The Accuracy Number That Doesn’t Tell You What You Think
Every risk adjustment vendor reports an AI accuracy rate. “95% coding accuracy.” “92% NLP precision.” “98% diagnosis identification rate.” These numbers appear in sales presentations, RFP responses, and marketing materials. They sound impressive. They’re also misleading in a way that matters for audit outcomes.

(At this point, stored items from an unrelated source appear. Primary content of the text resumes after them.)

__host__ __device__ inline int popcount14(unsigned used) {
    int n = 0;
    for (int s = 0; s < NEXO; ++s) n += (used >> s) & 1u;
    return n;
}
__host__ __device__ inline unsigned jit_lds_planes(unsigned used, int vt, int fmap) {
    if (vt != ROVMPC_VT_COMPOSE) return used;
    return fmap == ROVMPC_FEATURES_GEN3 ? 0u : used & ~0x21f8u;
}
__host__ __device__ inline int rollout_nx(int model, int vt, unsigned used = 0xffffffffu) {
    if (model == MODEL_BUILTIN) return vt == ROVMPC_VT_COMPOSE ? 0 : 1;
// ... 1253 lines not shown
            const int n = j >> cks;
            while (__hip_atomic_load(&s_prog[1], __ATOMIC_ACQUIRE, __HIP_MEMORY_SCOPE_WORKGROUP) < n + 1) __builtin_amdgcn_s_sleep(8);
            geometry_b_item(n, j & ckm);
        }
    }
    __syncthreads();

    RV_STAMP(4);
    for (int i = early + tid; i < ((a.debug & 2) ? 0 : N * CK); i += NT) geometry_b_item(i >> cks, i & ckm);
    __syncthreads();

    RV_STAMP(5);
    T *Jb = a.J + (size_t)prob * K;
    T *trajb = a.traj_all ? a.traj_all + (size_t)prob * K * (N + 1) * 2 : nullptr;
    double *blk_trajb = a.blk_traj + (size_t)prob * a.nblocks * (N + 1) * 2;
    unsigned long long *granb = a.granules + (size_t)prob * GRAN * a.nblocks;
    double *resultb = a.result ? a.result + (size_t)prob * (5 + 2 * (N + 1)) : nullptr;
    const bool fast_tail = resultb && !a.traj_all && N + 1 <= 64;
    double &s_best_J = *reinterpret_cast<double *>(reinterpret_cast<char *>(smem) + 16);
    if (tid < 64) {
        const int c = tid;
        double Jd = __builtin_inf();
        long long kk = 0x7fffffffffffffffLL;
        if (c < nvalid) {
            T J = T(0);
            for (int n0 = 0; n0 < N; n0 += 10) {
                T v[10];
#pragma unroll
                for (int e = 0; e < 10; ++e) v[e] = sC[min(n0 + e, N - 1) * CK + c];
#pragma unroll
                for (int e = 0; e < 10; ++e) J = J + (n0 + e < N ? v[e] : T(0));
// ... 5 lines not shown
        auto take = [&](double oJ, long long ok) {
            const bool better = (oJ < Jd) | ((oJ == Jd) & (ok < kk));
            Jd = better ? oJ : Jd; kk = better ? ok : kk;
        };
        if (CK <= 16) {
            take(row_shl<8>(Jd), row_shl<8>(kk));
            take(row_shl<4>(Jd), row_shl<4>(kk));
            take(row_shl<2>(Jd), row_shl<2>(kk));
            take(row_shl<1>(Jd), row_shl<1>(kk));
        } else {
            for (int off = 32; off > 0; off >>= 1) take(__shfl_down(Jd, off, 64), __shfl_down(kk, off, 64));
        }
        if (c == 0) *s_best_c = (int)(kk - k0);
        if (fast_tail) {
            const int cb = __builtin_amdgcn_readfirstlane((int)(kk - k0));
            double *bt = blk_trajb + (size_t)blockIdx.x * (N + 1) * 2;
            if (c <= N) {
                st_agent(&bt[2 * c], (double)RV_PL(sY, 0, c, cb));
                st_agent(&bt[2 * c + 1], (double)RV_PL(sY, 1, c, cb));
            }
            if (SAMPLE) {
                double *bu = a.samp_blk_u + (size_t)blockIdx.x * 3 * N;
                for (int j = c; j < 3 * N; j += 64) st_agent(&bu[j], (double)sU[cb * US + j]);
            }
            if (c == 0) publish_best(granb, a.nblocks, a.epoch, Jd, (unsigned)cb);
            asm volatile("s_waitcnt vmcnt(0)" ::: "memory");
            if (c == 0) publish_traj_ready(granb, a.nblocks, a.epoch);
        } else if (c == 0) {
            s_best_J = Jd;
        }
    }
    RV_STAMP(14);
    __syncthreads();
    RV_STAMP(15);
    if (!fast_tail) {
        const int cb = *s_best_c;
        double *bt = blk_trajb + (size_t)blockIdx.x * (N + 1) * 2;
        for (int i = tid; i < (N + 1); i += NT) {
            st_agent(&bt[2 * i], (double)RV_PL(sY, 0, i, cb));
            st_agent(&bt[2 * i + 1], (double)RV_PL(sY, 1, i, cb));
        }
        if (SAMPLE) {
            double *bu = a.samp_blk_u + (size_t)blockIdx.x * 3 * N;
            for (int j = tid; j < 3 * N; j += NT) st_agent(&bu[j], (double)sU[cb * US + j]);
        }
        if (trajb) {
            for (int i = tid; i < nvalid * (N + 1); i += NT) {
                const int c = i / (N + 1), n = i % (N + 1);
                T *dst = trajb + ((size_t)(k0 + c) * (N + 1) + n) * 2;
                dst[0] = RV_PL(sY, 0, n, c); dst[1] = RV_PL(sY, 1, n, c);
            }
        }
    }
    RV_STAMP(6);
    if (!resultb) return;
    if (!fast_tail) {

    asm volatile("s_waitcnt vmcnt(0)" ::: "memory");
    __syncthreads();
    if (tid == 0) { publish_best(granb, a.nblocks, a.epoch, s_best_J, (unsigned)*s_best_c); publish_traj_ready(granb, a.nblocks, a.epoch); }
    }
    RV_STAMP(7);
    if ((int)blockIdx.x != a.sweeper) return;
    if (HANDOFF) {
        argmin_epilogue<T>(a, granb, blk_trajb, Ub, resultb, reinterpret_cast<double *>(smem + 4));
    } else if (LEAN) {
        argmin_epilogue<T, true>(a, granb, blk_trajb, Ub, resultb, reinterpret_cast<double *>(smem + 4));
    } else if (SAMPLE) {
        argmin_epilogue<T, false, true>(a, granb, blk_trajb, Ub, resultb, reinterpret_cast<double *>(smem + 4));
    } else {
#if defined(__HIP_DEVICE_COMPILE__)
        const RolloutArgs<T> *ap = (const RolloutArgs<T> *)__builtin_amdgcn_kernarg_segment_ptr();
        asm volatile("" : "+s"(ap));
#else
        const RolloutArgs<T> *ap = &a;
#endif
        argmin_epilogue<T>(*ap, granb, blk_trajb, Ub, resultb, reinterpret_cast<double *>(smem + 4));
    }
}
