@@ -572,14 +624,6 @@
             else if (col >= 0) v = cpre[8 * t + jj];
             in[8 * t + jj] = v;
           }
-        {
-          const float4* b4 = reinterpret_cast<const float4*>(cur + CF::A_BIAS);
-#pragma unroll
-          for (int o = 0; o < CF::HB; ++o) {
-            const float4 bv = b4[4 * o + q];
-            acc1[o] = floatx4{bv.x, bv.y, bv.z, bv.w};
-          }
-        }
         if (g1f16) {
           Frag2 bf[CF::KS1];
           gemm1_frags<CF>(in, bf);
@@ -587,36 +631,40 @@
           gemm1_r16<CF, true>(acc1, cur + CF::A_W, lane, bf);
           __builtin_amdgcn_s_setprio(0);
         } else {
-          const float4* p4 = reinterpret_cast<const float4*>(cur + CF::A_W);
-#pragma unroll
-          for (int s4 = 0; s4 < 2 * CF::KS1; ++s4)
-#pragma unroll
-            for (int o = 0; o < CF::HB; ++o) {
-              const float4 a = p4[(o * 2 * CF::KS1 + s4) * 64 + lane];
-              acc1[o] = mfma16_f32(a.x, in[4 * s4 + 0], acc1[o]);
-              acc1[o] = mfma16_f32(a.y, in[4 * s4 + 1], acc1[o]);
-              acc1[o] = mfma16_f32(a.z, in[4 * s4 + 2], acc1[o]);
-              acc1[o] = mfma16_f32(a.w, in[4 * s4 + 3], acc1[o]);
-            }
+          constexpr int S4 = 2 * CF::KS1;
+          static_assert(CF::HB * S4 * 1024 <= 65536, "A fragment offsets must fit the 16-bit LDS offset");
+          const unsigned ub = (unsigned)(uintptr_t)to_lds(cur + CF::A_W) + 16u * lane;
+          u32x4_t an = lds_read_b128_untracked<0>(ub);
+          static_for<0, S4>([&](auto sc) {
+            constexpr int s4 = decltype(sc)::value;
+            static_for<0, CF::HB>([&](auto oc) {
+              constexpr int o = decltype(oc)::value;
+              const floatx4 a = __builtin_bit_cast(floatx4, an);
+              if constexpr (o + 1 < CF::HB || s4 + 1 < S4) {
+                constexpr int o2 = o + 1 < CF::HB ? o + 1 : 0, s2 = o + 1 < CF::HB ? s4 : s4 + 1;
+                an = lds_read_b128_untracked<(o2 * S4 + s2) * 1024>(ub);
+                __builtin_amdgcn_sched_barrier(0);
+                lds_wait<1>();
+              } else {
+                __builtin_amdgcn_sched_barrier(0);
+                lds_wait<0>();
+              }
+              __builtin_amdgcn_sched_barrier(0);
+              acc1[o] = mfma16_f32(a[0], in[4 * s4 + 0], acc1[o]);
+              acc1[o] = mfma16_f32(a[1], in[4 * s4 + 1], acc1[o]);
+              acc1[o] = mfma16_f32(a[2], in[4 * s4 + 2], acc1[o]);
+              acc1[o] = mfma16_f32(a[3], in[4 * s4 + 3], acc1[o]);
+            });
+          });
         }
         if constexpr (!DIR_INV && CF::LOWER) {
-#pragma unroll
-          for (int u = 0; u < CF::SQ; ++u) {
-            float ld;
-            zl[u] = rqs_table<CF::K, false>(cur + CF::A_TBL + (q * CF::SQ + u) * CF::TBL, zl[u], bound, ld);
-            ldsum += ld;
-          }
+          float ld[CF::SQ];
+          rqs_table_ring<CF::K, false>(tbq, zl, bound, ld);
+#pragma unroll
+          for (int u = 0; u < CF::SQ; ++u) ldsum += ld[u];
         }
       } else if constexpr (j <= CF::NB2) {
         constexpr int s = j - 1, T0 = s * CF::KB2;
-        if constexpr (s == 0) {
-          const float4* b4 = reinterpret_cast<const float4*>(cur + CF::B_BIAS);
-#pragma unroll
-          for (int o = 0; o < CF::HB; ++o) {
-            const float4 bv = b4[4 * o + q];
-            acc2[o] = floatx4{bv.x, bv.y, bv.z, bv.w};
-          }
-        }
         __builtin_amdgcn_s_setprio(1);
         gemm_r16_lazy<CF::HB, CF::KB2, T0, true, CF::HB, true>(acc2, cur, lane, acc1);
         __builtin_amdgcn_s_setprio(0);
@@ -624,7 +672,7 @@
         constexpr int s = j - 1 - CF::NB2;
         constexpr bool kHost = CF::SPLIT3 && s == CF::NB3H;
         if constexpr (!kHost) __builtin_amdgcn_s_setprio(1);
-        gemm3_stage<CF, s, true, true>(acc3, cur, lane, q, acc2, f3);
+        gemm3_stage<CF, s, true, true, false>(acc3, cur, lane, q, acc2, f3);
         if constexpr (!kHost) __builtin_amdgcn_s_setprio(0);
         if constexpr (kHost) upper(std::integral_constant<int, 0>{});
       }
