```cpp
extern "C" int osm_phys_grad_lin(const osm_phys_desc* d, int hw, const float* x0, const float* phi, const float* v, const float* red,
                                 float* g, int masked, void* stream) {
  const LinArgs la{hw, v, nullptr};
  return phys_grad_launch("osm_phys_grad_lin", d, x0, nullptr, nullptr, phi, red, g, stream, &la, masked != 0);
}

namespace {
struct LinWs { const osm_lin_desc* lin; float *F, *AF, *u, *v, *part_r; };

int phys_optimize_launch(const char* who, const osm_phys_desc* d, const float* x0, const float* y, const float* mask, float* phi,
                         float* part, float* red, float* loss_out, float* g, int n_inner, int freeze_phi, float* opt_state,
                         void* stream, const GroupOff* go = nullptr, const LinWs* lw = nullptr) {
  int rc = lw ? check_lin_desc(d, who) : check_desc(d, who);
  if (rc) return rc;
  if (lw && (rc = check_lin(d, lw->lin, who))) return rc;
  OSM_REQUIRE(x0 && y && phi && part && red && loss_out && g && (!lw || (lw->F && lw->AF && lw->u && lw->v && lw->part_r)),
              "%s: null pointer", who);
  OSM_REQUIRE(n_inner >= 1, "%s: n_inner must be >= 1", who);
  OSM_REQUIRE(!(freeze_phi && n_inner != 1), "%s: freeze_phi goes with n_inner = 1", who);
  if ((rc = check_phi_step(who, d, !freeze_phi, opt_state))) return rc;
  OSM_REQUIRE(!lw || (long long)d->B * 4 <= 65535, "%s: batch %d is too large for one launch of the operator", who, d->B);
  const int zg = mask != nullptr, hw = lw ? lw->lin->h * lw->lin->w : 0, P = lin_planes(d);
  const LinArgs la_{hw, lw ? lw->v : nullptr, lw ? lw->part_r : nullptr}, *la = lw ? &la_ : nullptr;
  for (int it = 0; it < n_inner; ++it) {
    if (lw) {
      if ((rc = osm_phys_forward(d, x0, phi, lw->F, stream))) return rc;
      if ((rc = lin_apply(lw->lin, lw->F, lw->AF, d->B, P, 0, stream))) return rc;
      if ((rc = osm_phys_resid(d, hw, lw->AF, y, mask, lw->u, lw->part_r, stream))) return rc;
      if ((rc = lin_apply(lw->lin, lw->u, lw->v, d->B, 3, 1, stream))) return rc;
    }
    if ((rc = phys_reduce_launch(who, d, x0, y, mask, phi, part, stream, la))) return rc;
    if (it < n_inner - 1) {
      if ((rc = phys_finalize_launch(who, d, part, red, phi, 1, loss_out, opt_state, zg, stream, go, la))) return rc;
      continue;
    }
    if ((rc = phys_finalize_launch(who, d, part, red, phi, 0, loss_out, nullptr, zg, stream, go, la))) return rc;
    if ((rc = phys_grad_launch(who, d, x0, y, mask, phi, red, g, stream, la, zg))) return rc;
    if (!freeze_phi && (rc = phys_finalize_launch(who, d, part, red, phi, 1, nullptr, opt_state, zg, stream, go, la))) return rc;
  }
  return OSM_OK;
}
}

extern "C" int osm_phys_optimize(const osm_phys_desc* d, const float* x0, const float* y, float* phi, float* part, float* red,
// ... 504 lines not shown
```

osmosis_diffusion_code_amd/guided_diffusion/condition_methods.py:

```python
from abc import ABC, abstractmethod
from functools import partial
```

Most reported accuracy rates measure whether the AI correctly identified a diagnosis that exists in the clinical note. That’s pattern recognition: the system found the word “diabetes” or “CKD Stage 3” in the text. It’s a necessary capability. It’s also the easy part. The question that determines audit defensibility isn’t whether the AI found the diagnosis. It’s whether the documentation behind that diagnosis meets the evidentiary standard CMS applies during RADV review.
A system that finds diabetes in a note with 95% accuracy but doesn’t evaluate whether the note contains evidence of active monitoring, treatment adjustments, or clinical assessment is 95% accurate at the wrong task. The OIG’s March 2026 audits didn’t fail because diagnoses weren’t in the charts. They failed because the documentation didn’t prove active management. Every one of those failed codes was “accurately” identified in the record. None of them were adequately validated.
The Metric That Actually Predicts Audit Outcomes
The metric that matters is defensibility rate: what percentage of the system’s recommended codes survive MEAT validation scrutiny? This measures not just whether the AI found a diagnosis but whether the documentation supporting that diagnosis meets the standard auditors apply.
A system with 95% identification accuracy but 70% defensibility rate produces a large volume of codes that look correct but can’t be defended. 30% of its recommendations will fail under audit scrutiny. At scale, that 30% represents thousands of codes that enter the plan’s submissions as liabilities rather than assets.
A system with 90% identification accuracy and 92% defensibility rate produces fewer total recommendations but a higher percentage of defensible ones. The plan submits fewer codes, but more of them hold up. The net financial position, revenue retained after audits, favors the second system even though its “accuracy” headline number is lower.
Plans should ask vendors for defensibility rates, not just accuracy rates. If the vendor can’t produce this metric, the system doesn’t measure what matters. If the vendor reports accuracy without defensibility, the number describes the AI’s ability to read charts, not its ability to produce audit-ready output.
What Defensibility-Centered Metrics Look Like
A system designed for defensibility reports four metrics rather than one. Identification accuracy (did the AI find the diagnosis in the note). MEAT completeness rate (of the diagnoses found, what percentage have all required MEAT elements present in the documentation). Defensibility score distribution (across all recommended codes, the spread from strong to weak evidence). And false confidence rate (codes the AI recommended with high confidence that fail MEAT validation), which reveals where the system overestimates documentation quality.
The false confidence rate is particularly revealing. A system that frequently recommends codes with high confidence scores that subsequently fail validation has a calibration problem. It’s telling coders that documentation is strong when it isn’t, which accelerates the submission of indefensible codes.
Buying on the Right Number
Plans evaluating risk adjustment software should deprioritize headline accuracy rates and focus on defensibility metrics. Ask for MEAT completeness rates. Ask for false confidence rates. Ask the vendor to run their system against a sample of your charts and report not just how many codes it found but how many it would recommend for submission after full evidence validation. The gap between “found” and “defensible” is the gap that determines your audit exposure, and it’s the gap most accuracy metrics are designed to hide.